----- DATA FOR THIS TASK -----

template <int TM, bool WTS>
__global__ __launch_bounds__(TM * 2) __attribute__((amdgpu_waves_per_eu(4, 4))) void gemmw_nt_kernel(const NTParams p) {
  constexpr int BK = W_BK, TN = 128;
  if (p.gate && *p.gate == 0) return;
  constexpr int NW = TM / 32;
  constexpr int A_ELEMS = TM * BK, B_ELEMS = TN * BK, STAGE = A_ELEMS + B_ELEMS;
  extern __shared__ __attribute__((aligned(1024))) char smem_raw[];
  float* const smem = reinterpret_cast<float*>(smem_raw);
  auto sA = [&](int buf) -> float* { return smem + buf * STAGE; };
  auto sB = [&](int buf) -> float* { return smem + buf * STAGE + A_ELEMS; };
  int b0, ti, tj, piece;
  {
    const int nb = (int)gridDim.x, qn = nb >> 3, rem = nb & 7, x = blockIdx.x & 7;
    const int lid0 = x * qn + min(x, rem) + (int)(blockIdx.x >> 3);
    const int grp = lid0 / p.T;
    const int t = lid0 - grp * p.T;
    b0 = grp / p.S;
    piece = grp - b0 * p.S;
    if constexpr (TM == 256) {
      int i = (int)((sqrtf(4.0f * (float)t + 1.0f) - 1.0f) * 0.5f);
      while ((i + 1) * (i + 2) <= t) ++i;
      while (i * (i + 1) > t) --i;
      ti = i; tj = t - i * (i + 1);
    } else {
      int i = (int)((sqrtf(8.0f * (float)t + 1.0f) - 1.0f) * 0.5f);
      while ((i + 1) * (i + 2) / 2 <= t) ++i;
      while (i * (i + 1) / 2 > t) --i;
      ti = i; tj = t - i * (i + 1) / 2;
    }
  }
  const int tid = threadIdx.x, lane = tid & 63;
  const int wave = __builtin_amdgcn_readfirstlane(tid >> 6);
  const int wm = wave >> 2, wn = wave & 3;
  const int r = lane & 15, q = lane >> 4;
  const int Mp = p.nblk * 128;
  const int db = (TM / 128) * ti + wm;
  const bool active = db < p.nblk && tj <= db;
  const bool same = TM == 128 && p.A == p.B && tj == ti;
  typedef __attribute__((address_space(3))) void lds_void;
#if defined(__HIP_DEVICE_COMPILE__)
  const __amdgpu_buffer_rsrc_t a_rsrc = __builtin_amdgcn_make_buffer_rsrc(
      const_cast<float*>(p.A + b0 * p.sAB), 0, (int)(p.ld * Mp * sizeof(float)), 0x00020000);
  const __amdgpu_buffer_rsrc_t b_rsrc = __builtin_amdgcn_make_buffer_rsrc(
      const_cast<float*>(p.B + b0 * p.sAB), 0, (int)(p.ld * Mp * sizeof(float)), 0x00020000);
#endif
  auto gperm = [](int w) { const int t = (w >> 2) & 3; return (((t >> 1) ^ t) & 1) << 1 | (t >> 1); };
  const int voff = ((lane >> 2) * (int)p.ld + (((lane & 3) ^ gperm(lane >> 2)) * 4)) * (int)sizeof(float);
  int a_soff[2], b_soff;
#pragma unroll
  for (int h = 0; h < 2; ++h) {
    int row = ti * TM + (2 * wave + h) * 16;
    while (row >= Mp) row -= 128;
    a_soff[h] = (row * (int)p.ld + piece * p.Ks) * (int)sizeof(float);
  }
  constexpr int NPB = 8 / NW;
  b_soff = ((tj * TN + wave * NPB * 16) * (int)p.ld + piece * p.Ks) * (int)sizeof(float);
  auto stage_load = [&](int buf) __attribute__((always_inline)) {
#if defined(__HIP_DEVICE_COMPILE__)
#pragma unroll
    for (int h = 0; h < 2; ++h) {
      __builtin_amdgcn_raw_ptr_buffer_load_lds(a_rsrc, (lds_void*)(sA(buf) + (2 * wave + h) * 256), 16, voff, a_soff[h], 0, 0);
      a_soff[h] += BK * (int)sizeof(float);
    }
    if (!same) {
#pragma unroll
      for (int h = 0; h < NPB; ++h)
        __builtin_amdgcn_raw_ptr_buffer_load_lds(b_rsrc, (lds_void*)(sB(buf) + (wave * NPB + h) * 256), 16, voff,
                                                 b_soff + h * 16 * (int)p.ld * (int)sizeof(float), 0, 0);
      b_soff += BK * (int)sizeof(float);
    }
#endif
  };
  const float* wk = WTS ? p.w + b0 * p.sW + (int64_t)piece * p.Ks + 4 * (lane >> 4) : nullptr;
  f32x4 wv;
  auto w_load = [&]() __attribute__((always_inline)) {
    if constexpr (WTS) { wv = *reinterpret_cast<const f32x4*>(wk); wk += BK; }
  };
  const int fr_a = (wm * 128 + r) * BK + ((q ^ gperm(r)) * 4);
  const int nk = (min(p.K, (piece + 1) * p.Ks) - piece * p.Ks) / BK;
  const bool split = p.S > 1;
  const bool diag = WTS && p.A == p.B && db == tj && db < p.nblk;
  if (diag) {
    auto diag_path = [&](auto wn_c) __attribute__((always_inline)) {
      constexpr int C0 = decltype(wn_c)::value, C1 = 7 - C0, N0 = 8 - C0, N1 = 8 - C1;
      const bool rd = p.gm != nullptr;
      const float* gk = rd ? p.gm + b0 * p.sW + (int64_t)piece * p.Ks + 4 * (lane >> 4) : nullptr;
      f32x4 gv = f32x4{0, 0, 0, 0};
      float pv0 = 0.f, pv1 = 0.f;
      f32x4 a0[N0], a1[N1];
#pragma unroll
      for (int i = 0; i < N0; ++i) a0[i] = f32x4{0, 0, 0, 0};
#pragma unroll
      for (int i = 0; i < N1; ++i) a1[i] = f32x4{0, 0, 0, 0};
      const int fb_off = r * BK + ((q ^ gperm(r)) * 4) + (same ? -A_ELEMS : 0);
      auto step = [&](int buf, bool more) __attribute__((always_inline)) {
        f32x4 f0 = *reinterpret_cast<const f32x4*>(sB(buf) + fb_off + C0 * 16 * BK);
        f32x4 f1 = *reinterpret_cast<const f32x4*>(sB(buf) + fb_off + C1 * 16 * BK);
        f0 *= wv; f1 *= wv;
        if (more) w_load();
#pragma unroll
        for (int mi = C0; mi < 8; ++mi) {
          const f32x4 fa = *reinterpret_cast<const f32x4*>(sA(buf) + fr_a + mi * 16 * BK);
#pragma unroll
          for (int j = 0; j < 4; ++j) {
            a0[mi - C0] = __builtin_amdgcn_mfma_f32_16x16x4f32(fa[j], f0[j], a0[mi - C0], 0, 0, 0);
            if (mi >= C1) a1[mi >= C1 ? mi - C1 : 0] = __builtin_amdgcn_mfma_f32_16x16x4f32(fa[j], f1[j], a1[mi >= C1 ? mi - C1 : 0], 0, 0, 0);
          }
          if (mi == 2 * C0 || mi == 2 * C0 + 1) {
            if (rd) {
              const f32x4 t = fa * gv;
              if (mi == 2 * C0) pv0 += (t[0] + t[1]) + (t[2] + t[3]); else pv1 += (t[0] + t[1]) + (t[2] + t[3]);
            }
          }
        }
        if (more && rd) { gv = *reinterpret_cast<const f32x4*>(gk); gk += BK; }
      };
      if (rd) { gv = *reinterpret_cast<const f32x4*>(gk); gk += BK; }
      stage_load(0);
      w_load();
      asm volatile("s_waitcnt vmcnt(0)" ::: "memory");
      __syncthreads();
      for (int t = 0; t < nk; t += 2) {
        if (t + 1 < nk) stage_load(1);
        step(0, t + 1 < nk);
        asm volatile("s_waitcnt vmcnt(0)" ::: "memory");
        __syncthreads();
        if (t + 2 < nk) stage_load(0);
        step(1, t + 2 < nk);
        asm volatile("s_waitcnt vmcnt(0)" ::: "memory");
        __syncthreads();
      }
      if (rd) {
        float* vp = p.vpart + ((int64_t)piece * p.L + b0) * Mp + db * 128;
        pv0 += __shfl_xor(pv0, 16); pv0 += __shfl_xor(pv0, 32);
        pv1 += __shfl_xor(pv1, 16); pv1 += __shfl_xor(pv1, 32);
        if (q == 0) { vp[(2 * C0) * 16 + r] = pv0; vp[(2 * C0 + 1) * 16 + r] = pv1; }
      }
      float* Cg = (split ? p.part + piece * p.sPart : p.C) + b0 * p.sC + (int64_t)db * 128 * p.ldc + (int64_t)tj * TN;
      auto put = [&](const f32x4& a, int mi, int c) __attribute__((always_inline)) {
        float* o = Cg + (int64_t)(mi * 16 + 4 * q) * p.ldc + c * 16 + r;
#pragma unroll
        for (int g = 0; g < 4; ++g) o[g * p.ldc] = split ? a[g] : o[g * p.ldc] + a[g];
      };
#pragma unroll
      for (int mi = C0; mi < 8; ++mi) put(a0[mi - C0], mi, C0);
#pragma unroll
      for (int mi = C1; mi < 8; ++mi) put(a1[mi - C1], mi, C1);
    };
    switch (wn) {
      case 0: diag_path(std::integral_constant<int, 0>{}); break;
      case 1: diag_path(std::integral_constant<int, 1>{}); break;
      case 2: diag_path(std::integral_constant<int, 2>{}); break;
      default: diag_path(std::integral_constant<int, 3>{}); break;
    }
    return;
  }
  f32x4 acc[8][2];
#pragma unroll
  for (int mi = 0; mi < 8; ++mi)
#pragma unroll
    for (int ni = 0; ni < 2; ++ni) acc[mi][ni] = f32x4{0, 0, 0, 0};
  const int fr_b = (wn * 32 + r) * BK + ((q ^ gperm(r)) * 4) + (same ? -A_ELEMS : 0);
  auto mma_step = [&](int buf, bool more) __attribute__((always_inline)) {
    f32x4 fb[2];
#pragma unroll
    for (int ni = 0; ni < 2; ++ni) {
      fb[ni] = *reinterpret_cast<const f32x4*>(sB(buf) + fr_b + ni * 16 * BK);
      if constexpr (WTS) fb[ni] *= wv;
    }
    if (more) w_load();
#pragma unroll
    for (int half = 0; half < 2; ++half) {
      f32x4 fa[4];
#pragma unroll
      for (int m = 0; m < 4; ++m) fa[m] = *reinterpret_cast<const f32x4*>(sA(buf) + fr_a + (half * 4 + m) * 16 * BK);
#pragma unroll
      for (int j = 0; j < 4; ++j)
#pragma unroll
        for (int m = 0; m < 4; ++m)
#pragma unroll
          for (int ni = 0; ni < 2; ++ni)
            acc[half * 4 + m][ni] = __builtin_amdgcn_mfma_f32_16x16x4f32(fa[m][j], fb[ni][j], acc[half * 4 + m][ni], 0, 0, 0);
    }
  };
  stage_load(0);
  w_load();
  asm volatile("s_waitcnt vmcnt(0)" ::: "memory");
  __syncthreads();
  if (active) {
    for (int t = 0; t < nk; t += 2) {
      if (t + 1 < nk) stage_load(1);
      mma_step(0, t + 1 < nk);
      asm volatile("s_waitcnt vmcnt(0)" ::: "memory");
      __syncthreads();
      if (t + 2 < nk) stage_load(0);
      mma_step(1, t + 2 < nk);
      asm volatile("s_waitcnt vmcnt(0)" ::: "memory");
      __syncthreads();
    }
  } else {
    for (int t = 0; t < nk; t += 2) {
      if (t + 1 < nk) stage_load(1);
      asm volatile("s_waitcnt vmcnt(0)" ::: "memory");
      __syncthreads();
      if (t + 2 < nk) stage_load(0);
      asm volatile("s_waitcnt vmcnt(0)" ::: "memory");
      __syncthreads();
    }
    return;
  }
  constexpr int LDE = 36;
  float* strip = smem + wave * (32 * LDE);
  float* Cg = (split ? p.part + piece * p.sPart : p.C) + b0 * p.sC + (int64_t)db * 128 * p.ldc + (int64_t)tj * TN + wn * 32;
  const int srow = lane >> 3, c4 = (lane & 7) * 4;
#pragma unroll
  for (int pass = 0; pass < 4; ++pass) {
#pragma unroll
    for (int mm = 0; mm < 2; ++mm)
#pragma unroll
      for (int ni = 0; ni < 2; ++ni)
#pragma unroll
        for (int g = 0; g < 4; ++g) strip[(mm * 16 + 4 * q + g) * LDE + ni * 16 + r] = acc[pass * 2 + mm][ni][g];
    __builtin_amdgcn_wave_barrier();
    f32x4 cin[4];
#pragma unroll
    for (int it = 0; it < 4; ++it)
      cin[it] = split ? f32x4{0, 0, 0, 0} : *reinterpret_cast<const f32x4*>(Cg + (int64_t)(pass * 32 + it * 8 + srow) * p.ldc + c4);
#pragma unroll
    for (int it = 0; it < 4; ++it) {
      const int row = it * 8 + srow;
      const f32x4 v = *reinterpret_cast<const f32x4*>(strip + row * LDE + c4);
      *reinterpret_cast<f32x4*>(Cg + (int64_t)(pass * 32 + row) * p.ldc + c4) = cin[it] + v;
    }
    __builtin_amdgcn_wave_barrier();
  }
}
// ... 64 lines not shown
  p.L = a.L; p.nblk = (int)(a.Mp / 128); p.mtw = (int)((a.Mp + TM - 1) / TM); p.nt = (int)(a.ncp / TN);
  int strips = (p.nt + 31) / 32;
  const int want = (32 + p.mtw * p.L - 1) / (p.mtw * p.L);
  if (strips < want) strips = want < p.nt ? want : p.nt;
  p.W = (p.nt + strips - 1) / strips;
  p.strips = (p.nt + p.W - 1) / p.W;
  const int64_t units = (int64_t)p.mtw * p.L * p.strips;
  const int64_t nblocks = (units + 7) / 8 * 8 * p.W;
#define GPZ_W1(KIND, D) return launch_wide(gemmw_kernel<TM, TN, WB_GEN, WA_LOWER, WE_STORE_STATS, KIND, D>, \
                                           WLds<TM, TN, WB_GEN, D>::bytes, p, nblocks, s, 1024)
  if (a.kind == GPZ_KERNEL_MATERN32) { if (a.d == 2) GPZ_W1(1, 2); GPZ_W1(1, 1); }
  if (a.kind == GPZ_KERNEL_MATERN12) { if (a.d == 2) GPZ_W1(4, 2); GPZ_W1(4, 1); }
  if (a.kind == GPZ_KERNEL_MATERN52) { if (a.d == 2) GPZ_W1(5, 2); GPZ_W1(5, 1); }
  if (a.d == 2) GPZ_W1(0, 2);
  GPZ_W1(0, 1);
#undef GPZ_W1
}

-----

WHAT TO WORK ON:
The response must consist of the lines above, from the first one through the line containing "const bool active", reproduced exactly.

SOLUTION TO THE EXERCISE:
template <int TM, bool WTS>
__global__ __launch_bounds__(TM * 2) __attribute__((amdgpu_waves_per_eu(4, 4))) void gemmw_nt_kernel(const NTParams p) {
  constexpr int BK = W_BK, TN = 128;
  if (p.gate && *p.gate == 0) return;
  constexpr int NW = TM / 32;
  constexpr int A_ELEMS = TM * BK, B_ELEMS = TN * BK, STAGE = A_ELEMS + B_ELEMS;
  extern __shared__ __attribute__((aligned(1024))) char smem_raw[];
  float* const smem = reinterpret_cast<float*>(smem_raw);
  auto sA = [&](int buf) -> float* { return smem + buf * STAGE; };
  auto sB = [&](int buf) -> float* { return smem + buf * STAGE + A_ELEMS; };
  int b0, ti, tj, piece;
  {
    const int nb = (int)gridDim.x, qn = nb >> 3, rem = nb & 7, x = blockIdx.x & 7;
    const int lid0 = x * qn + min(x, rem) + (int)(blockIdx.x >> 3);
    const int grp = lid0 / p.T;
    const int t = lid0 - grp * p.T;
    b0 = grp / p.S;
    piece = grp - b0 * p.S;
    if constexpr (TM == 256) {
      int i = (int)((sqrtf(4.0f * (float)t + 1.0f) - 1.0f) * 0.5f);
      while ((i + 1) * (i + 2) <= t) ++i;
      while (i * (i + 1) > t) --i;
      ti = i; tj = t - i * (i + 1);
    } else {
      int i = (int)((sqrtf(8.0f * (float)t + 1.0f) - 1.0f) * 0.5f);
      while ((i + 1) * (i + 2) / 2 <= t) ++i;
      while (i * (i + 1) / 2 > t) --i;
      ti = i; tj = t - i * (i + 1) / 2;
    }
  }
  const int tid = threadIdx.x, lane = tid & 63;
  const int wave = __builtin_amdgcn_readfirstlane(tid >> 6);
  const int wm = wave >> 2, wn = wave & 3;
  const int r = lane & 15, q = lane >> 4;
  const int Mp = p.nblk * 128;
  const int db = (TM / 128) * ti + wm;
  const bool active = db < p.nblk && tj <= db;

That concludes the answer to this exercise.